CFLAGS="-march=native -O2 -pipe"

CXXFLAGS="${CFLAGS}"

# WARNING: Changing your CHOST is not something that should be done lightly.

# Please consult http://www.gentoo.org/doc/en/change-chost.xml before changing.

CHOST="x86_64-pc-linux-gnu"

# These are the USE and USE_EXPAND flags that were used for

# buidling in addition to what is provided by the profile.

USE="-kde -gnome -ipv6 -bluetooth -nls -vim-syntax bindist alsa gtk3 dbus consolekit ffmpeg policykit

python networking zsh-completion jpeg lock session startup-notification thunar udev X emacs"

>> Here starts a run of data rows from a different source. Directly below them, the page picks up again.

## Group per-layer spec dW GEMMs into one launch with balanced XCD dealing

Collects all layers that use the Spec weight-gradient GEMM into a job table and launches one grouped kernel instead of one launch per layer. Work is dealt to the 8 XCDs largest-job-first, assigning each split to the least-loaded XCD. The kernel maps its block index to a job and split through the table. This aims to cut launch overhead and fill the GPU better across small layers, at the cost of a per-block job-lookup loop and a larger kernel argument. The old per-layer path is kept behind a new flag.

Result: no change. 204.2 million env-model steps/s (-0.0%).

```diff
diff --git a/gops_amd/csrc/api.hip b/gops_amd/csrc/api.hip
--- a/gops_amd/csrc/api.hip
+++ b/gops_amd/csrc/api.hip
@@ -137,6 +137,7 @@
     DwLayer dw[GOPS_MAX_LAYERS];
     float* dw_part[GOPS_MAX_LAYERS] = {};
     float* dw_part_b[GOPS_MAX_LAYERS] = {};
+    DwSpecGroup dw_spec;
     float* dummy = nullptr;
     size_t dummy_floats = 0;
     size_t bytes = 0;
@@ -147,7 +148,7 @@
     memset(&p, 0, sizeof(p));
     const GopsEnv& e = desc.env;
     if (desc.batch < 1 || desc.horizon < 1 || desc.horizon > GOPS_MAX_HORIZON) return GOPS_ERR_BAD_ARG;
-    if (desc.variant_flags & ~GOPS_VF_ALL) return GOPS_ERR_BAD_ARG;
+    if (desc.variant_flags & ~(GOPS_VF_ALL | GOPS_VF_DW_PER_LAYER)) return GOPS_ERR_BAD_ARG;
     if (e.kind < GOPS_ENV_NONE || e.kind > GOPS_ENV_MOBILEROBOT) return GOPS_ERR_BAD_ARG;
     if (e.obs_dim < 1 || e.data_env) return GOPS_ERR_BAD_ARG;
     const int pol_out = (e.kind == GOPS_ENV_NONE) ? 1 : e.act_dim;
@@ -492,8 +493,11 @@
             if (!choose_dw_in_sweep(plan.dw[0], sweep.grid, H64_W0_COLS)) return false;
         } else {
             choose_dw_gemm(plan.dw[j], p.f16 != 0, scaled, p.vflags);
-        }
-    }
+            if (plan.dw[j].kernel == DwKernel::Spec)
+                dw_spec_group_add(plan.dw_spec, plan.dw[j], p.st.d[j + 1], j == 0 ? p.st.x : p.st.h[j], plan.dw_part[j], plan.dw_part_b[j]);
+        }
+    }
+    choose_dw_spec_group(plan.dw_spec, p.vflags);
     if (c.ext_delta == nullptr && !ph.only_b) {
         if (!sweep_fuses_out(sweep, call)) choose_dw_out(plan.dw[L], p.f16 != 0);
         else if (!choose_dw_in_sweep(plan.dw[L], sweep.grid, plan.dw[L].K)) return false;
@@ -607,6 +611,7 @@
     if (p.f16) jobs.unscale = p.gscale;
     else jobs.poison = reinterpret_cast<const unsigned*>(p.gscale) + 3;
     const int L = p.pol.nl - 1;
+    if ((e = launch_dw_spec_group(plan.dw_spec, p.gscale, s)) != hipSuccess) return (int)e;
     for (int j = 0; j <= L; ++j) {
         const DwLayer& d = plan.dw[j];
         if (d.kernel == DwKernel::None) continue;
diff --git a/gops_amd/csrc/aux_kernels.hip b/gops_amd/csrc/aux_kernels.hip
--- a/gops_amd/csrc/aux_kernels.hip
+++ b/gops_amd/csrc/aux_kernels.hip
@@ -1,4 +1,5 @@
 #include <algorithm>
+#include <cstring>
 #include "common.h"
 #include "env_models.h"
 #include "env_step.h"
@@ -763,16 +764,27 @@
     if (mul_wave) dw_spec_store(G, acc, wn, wk, f, g, 1.f);
 }
 
-__global__ __launch_bounds__(512, 1) void dw_gemm_spec_kernel(const float* __restrict__ D, int N, const float* __restrict__ X, int Kp, long long Q,
-                                                              int splits, float* __restrict__ part, float* __restrict__ part_b,
-                                                              const float* __restrict__ dscale, int guard) {
+__global__ __launch_bounds__(512, 1) void dw_gemm_spec_kernel(const DwSpecJobs jobs, const float* __restrict__ dscale, int guard) {
     extern __shared__ __attribute__((aligned(16))) float ring[];
     constexpr int T = DwSpec::T, TN = DwSpec::TN, DT = DwSpec::DT, SF = DwSpec::STAGE_FLOATS, NST = DwSpec::STAGES;
     const int tid = threadIdx.x, lane = tid & 63, wave = tid >> 6;
     const bool mul_wave = wave >= 4;
-    const int tiles_k = (Kp + T - 1) / T, tiles = tiles_k * (N / TN);
-    const int xcd = blockIdx.x & 7, local = blockIdx.x >> 3;
-    const int tile = local % tiles, split = (local / tiles) * 8 + xcd;
+    const int xcd = blockIdx.x & 7;
+    int local = blockIdx.x >> 3, j = 0, tiles_k = 1, tiles = 1;
+    for (;; ++j) {
+        if (j >= jobs.n) return;
+        tiles_k = (jobs.job[j].Kp + T - 1) / T, tiles = tiles_k * (jobs.job[j].N / TN);
+        const int room = tiles * jobs.job[j].count[xcd];
+        if (local < room) break;
+        local -= room;
+    }
+    const float* __restrict__ D = jobs.job[j].D;
+    const float* __restrict__ X = jobs.job[j].X;
+    float* __restrict__ part = jobs.job[j].part;
+    float* __restrict__ part_b = jobs.job[j].part_b;
+    const int N = jobs.job[j].N, Kp = jobs.job[j].Kp, splits = jobs.job[j].splits;
+    const long long Q = jobs.Q;
+    const int tile = local % tiles, split = jobs.job[j].first[xcd] + local / tiles;
     if (split >= splits) return;
     const int f = lane & 15, g = lane >> 4;
     DwSpecGeo G;
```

CPU_FLAGS_X86="aes avx avx2 fma3 mmx mmxext popcnt sse sse2 sse3 sse4_1 sse4_2 ssse3"

PORTDIR="/usr/portage"

DISTDIR="${PORTDIR}/distfiles"

PKGDIR="${PORTDIR}/packages"

VIDEO_CARDS="intel i965 nouveau"

INPUT_DEVICES="libinput"

FEATURES="candy"

MAKEOPTS="-j5"

LINGUAS="en"

L10N="en"

GRUB_PLATFORMS="efi-64"

PORTDIR_OVERLAY=/usr/local/portage/

GENTOO_MIRRORS="http://mirrors.xmu.edu.cn/gentoo"

GENTOO_MIRRORS="http://gentoo.aditsu.net:8000/"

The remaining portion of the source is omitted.